### Aim of the exercise
Among the records below, which lines contain the string "first"? Report them.

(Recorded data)
===

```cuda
int umma_conv_configure(const ConvGeom& g, int num_sms, UmmaConvParams* out, size_t* smem_bytes, int* grid) {
    if (g.stem4) return configure_stem4(g, num_sms, out, smem_bytes, grid);
    UmmaConvParams p1, p2;
    size_t s1 = 0, s2 = 0;
    int g1 = 0, g2 = 0;
    const int rc = configure_with(g, num_sms, 1, &p1, &s1, &g1);
    if (rc) return rc;
    if (configure_with(g, num_sms, 2, &p2, &s2, &g2) == 0 && p2.b_resident == p1.b_resident &&
// ... 122 lines not shown
```

Measured before the change: 10250.

## Software-pipeline stem conv blocks and specialize relu/border flags at compile time

```diff
diff --git a/lfd-a-light-and-fast-detector_b200/csrc/conv_umma.cu b/lfd-a-light-and-fast-detector_b200/csrc/conv_umma.cu
--- a/lfd-a-light-and-fast-detector_b200/csrc/conv_umma.cu
+++ b/lfd-a-light-and-fast-detector_b200/csrc/conv_umma.cu
@@ -685,70 +685,55 @@
             const uint32_t patch = smem_u32(smem + kS4Ring) + s * kS4PatchBytes;
 
             const int nblk = inherit ? 9 : 14, half = (nblk + 1) >> 1;
-            const int first = wg ? half : 0, cnt = wg ? nblk - half : half;
-#pragma unroll 1
-            for (int kp = 0; kp < (cnt + 1) >> 1; ++kp) {
-                int blk[2] = {first + 2 * kp, first + min(2 * kp + 1, cnt - 1)};
-                float c0[2][32];
-                wgmma_fence_regs<32>(c0[0]);
-                wgmma_fence_regs<32>(c0[1]);
-                wgmma_fence();
-#pragma unroll
-                for (int q = 0; q < 2; ++q) {
+            const int first = wg ? half : 0, last = wg ? nblk - 1 : half - 1;
+            auto stem01 = [&](auto relu0, auto relu1, auto border) LFD_LAMBDA_INLINE {
+                constexpr bool kRelu0 = decltype(relu0)::value, kRelu1 = decltype(relu1)::value, kBorder = decltype(border)::value;
+                float c0[32], c1[32];
+                uint32_t a1[16];
+                auto stem0_issue = [&](int blk) LFD_LAMBDA_INLINE {
                     int a0, b0;
                     bool packed;
-                    s4_block(blk[q], a0, b0, packed);
+                    s4_block(blk, a0, b0, packed);
                     const uint32_t boff = (uint32_t)(a0 * 2 * kS4RowBytes + b0 * 16);
                     const uint64_t ad = (packed ? adesc_row : adesc_stem) + ((patch + boff) >> 4);
+                    wgmma_fence_regs<32>(c0);
+                    wgmma_fence();
 #pragma unroll
                     for (int kh = 0; kh < 3; ++kh)
-                        wgmma_ss<64, F16>(c0[q], ad + (uint32_t)(kh * kS4RowBytes / 16), b0desc + (uint32_t)(kh * 2 * 64 * 16 / 16), kh != 0);
-                }
-                wgmma_commit();
-                wgmma_wait<0>();
-                wgmma_fence_regs<32>(c0[0]);
-                wgmma_fence_regs<32>(c0[1]);
-                uint32_t a1[2][16];
-#pragma unroll
-                for (int q = 0; q < 2; ++q)
+                        wgmma_ss<64, F16>(c0, ad + (uint32_t)(kh * kS4RowBytes / 16), b0desc + (uint32_t)(kh * 2 * 64 * 16 / 16), kh != 0);
+                    wgmma_commit();
+                };
+                auto stem1_issue = [&]() LFD_LAMBDA_INLINE {
 #pragma unroll
                     for (int kk = 0; kk < 4; ++kk) {
                         const int c = 16 * kk + 2 * e.tq;
 #pragma unroll
                         for (int r = 0; r < 4; ++r) {
-                            const float x0 = c0[q][8 * kk + 2 * r] + sh0[c + 8 * (r >> 1)], x1 = c0[q][8 * kk + 2 * r + 1] + sh0[c + 8 * (r >> 1) + 1];
-                            a1[q][4 * kk + r] = p.relu ? pack2_relu<F16>(x0, x1) : pack2<F16>(x0, x1);
+                            const float x0 = c0[8 * kk + 2 * r] + sh0[c + 8 * (r >> 1)], x1 = c0[8 * kk + 2 * r + 1] + sh0[c + 8 * (r >> 1) + 1];
+                            a1[4 * kk + r] = kRelu0 ? pack2_relu<F16>(x0, x1) : pack2<F16>(x0, x1);
                         }
                     }
-                float c1[2][32];
-                wgmma_fence_regs<32>(c1[0]);
-                wgmma_fence_regs<32>(c1[1]);
-                wgmma_fence();
-                tail_mma<64, 64, F16>(c1[0], a1[0], b1desc);
-                tail_mma<64, 64, F16>(c1[1], a1[1], b1desc);
-                wgmma_commit();
-                wgmma_wait<0>();
-                wgmma_fence_regs<32>(c1[0]);
-                wgmma_fence_regs<32>(c1[1]);
-                float2 bv[8];
-#pragma unroll
-                for (int j = 0; j < 8; ++j) bv[j] = *reinterpret_cast<const float2*>(sh1 + 8 * j + 2 * e.tq);
-#pragma unroll
-                for (int q = 0; q < 2; ++q) {
+                    wgmma_fence_regs<32>(c1);
+                    wgmma_fence();
+                    tail_mma<64, 64, F16>(c1, a1, b1desc);
+                    wgmma_commit();
+                };
+                auto stem1_store = [&](int blk) LFD_LAMBDA_INLINE {
                     int a0, b0;
                     bool packed;
-                    s4_block(blk[q], a0, b0, packed);
-                    if (packed && (warp & 3)) continue;
+                    s4_block(blk, a0, b0, packed);
+                    if (packed && (warp & 3)) return;
                     uint32_t v[8][2];
 #pragma unroll
                     for (int h = 0; h < 2; ++h) {
                         const int a = packed ? a0 : a0 + brow + h, b = b0 + bcol + (packed ? 8 * h : 0);
                         const int y1 = 2 * oy0 - 1 + a, x1 = 2 * ox0 - 1 + b;
-                        const bool in = (unsigned)y1 < (unsigned)p.H1 && (unsigned)x1 < (unsigned)p.W1;
+                        const bool in = !kBorder || ((unsigned)y1 < (unsigned)p.H1 && (unsigned)x1 < (unsigned)p.W1);
 #pragma unroll
                         for (int j = 0; j < 8; ++j) {
-                            const float x0 = c1[q][4 * j + 2 * h] + bv[j].x, x1v = c1[q][4 * j + 2 * h + 1] + bv[j].y;
-                            const uint32_t w = p.relu2 ? pack2_relu<F16>(x0, x1v) : pack2<F16>(x0, x1v);
+                            const float2 bv = *reinterpret_cast<const float2*>(sh1 + 8 * j + 2 * e.tq);
+                            const float x0 = c1[4 * j + 2 * h] + bv.x, x1v = c1[4 * j + 2 * h + 1] + bv.y;
+                            const uint32_t w = kRelu1 ? pack2_relu<F16>(x0, x1v) : pack2<F16>(x0, x1v);
                             v[j][h] = in ? w : 0u;
                         }
                     }
@@ -757,7 +742,37 @@
 #pragma unroll
                     for (int k = 0; k < 4; ++k)
                         stmatrix_x4(addr + (uint32_t)(2 * k * kS4Lbo), v[2 * k][0], v[2 * k][1], v[2 * k + 1][0], v[2 * k + 1][1]);
-                }
+                };
+                stem0_issue(first);
+                wgmma_wait<0>();
+                wgmma_fence_regs<32>(c0);
+#pragma unroll 1
+                for (int blk = first; blk < last; ++blk) {
+                    stem1_issue();
+                    stem0_issue(blk + 1);
+                    wgmma_wait<1>();
+                    wgmma_fence_regs<32>(c1);
+                    stem1_store(blk);
+                    wgmma_wait<0>();
+                    wgmma_fence_regs<32>(c0);
+                }
+                stem1_issue();
+                wgmma_wait<0>();
+                wgmma_fence_regs<32>(c1);
+                stem1_store(last);
+            };
+            const bool border = oy0 == 0 || ox0 == 0 || 2 * oy0 + 31 >= p.H1 || 2 * ox0 + 15 >= p.W1;
+            using T = std::true_type;
+            using F = std::false_type;
+            switch ((p.relu ? 4 : 0) | (p.relu2 ? 2 : 0) | (border ? 1 : 0)) {
+                case 0: stem01(F(), F(), F()); break;
+                case 1: stem01(F(), F(), T()); break;
+                case 2: stem01(F(), T(), F()); break;
+                case 3: stem01(F(), T(), T()); break;
+                case 4: stem01(T(), F(), F()); break;
+                case 5: stem01(T(), F(), T()); break;
+                case 6: stem01(T(), T(), F()); break;
+                default: stem01(T(), T(), T()); break;
             }
             __syncwarp();
             if (lane == 0) mbar_arrive(&empty[s]);
```

New measurement: 10530 (median of 6 runs). 2.8% higher.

===

### Problem solution
-            const int first = wg ? half : 0, cnt = wg ? nblk - half : half;
-                int blk[2] = {first + 2 * kp, first + min(2 * kp + 1, cnt - 1)};
+            const int first = wg ? half : 0, last = wg ? nblk - 1 : half - 1;
+                stem0_issue(first);
+                for (int blk = first; blk < last; ++blk) {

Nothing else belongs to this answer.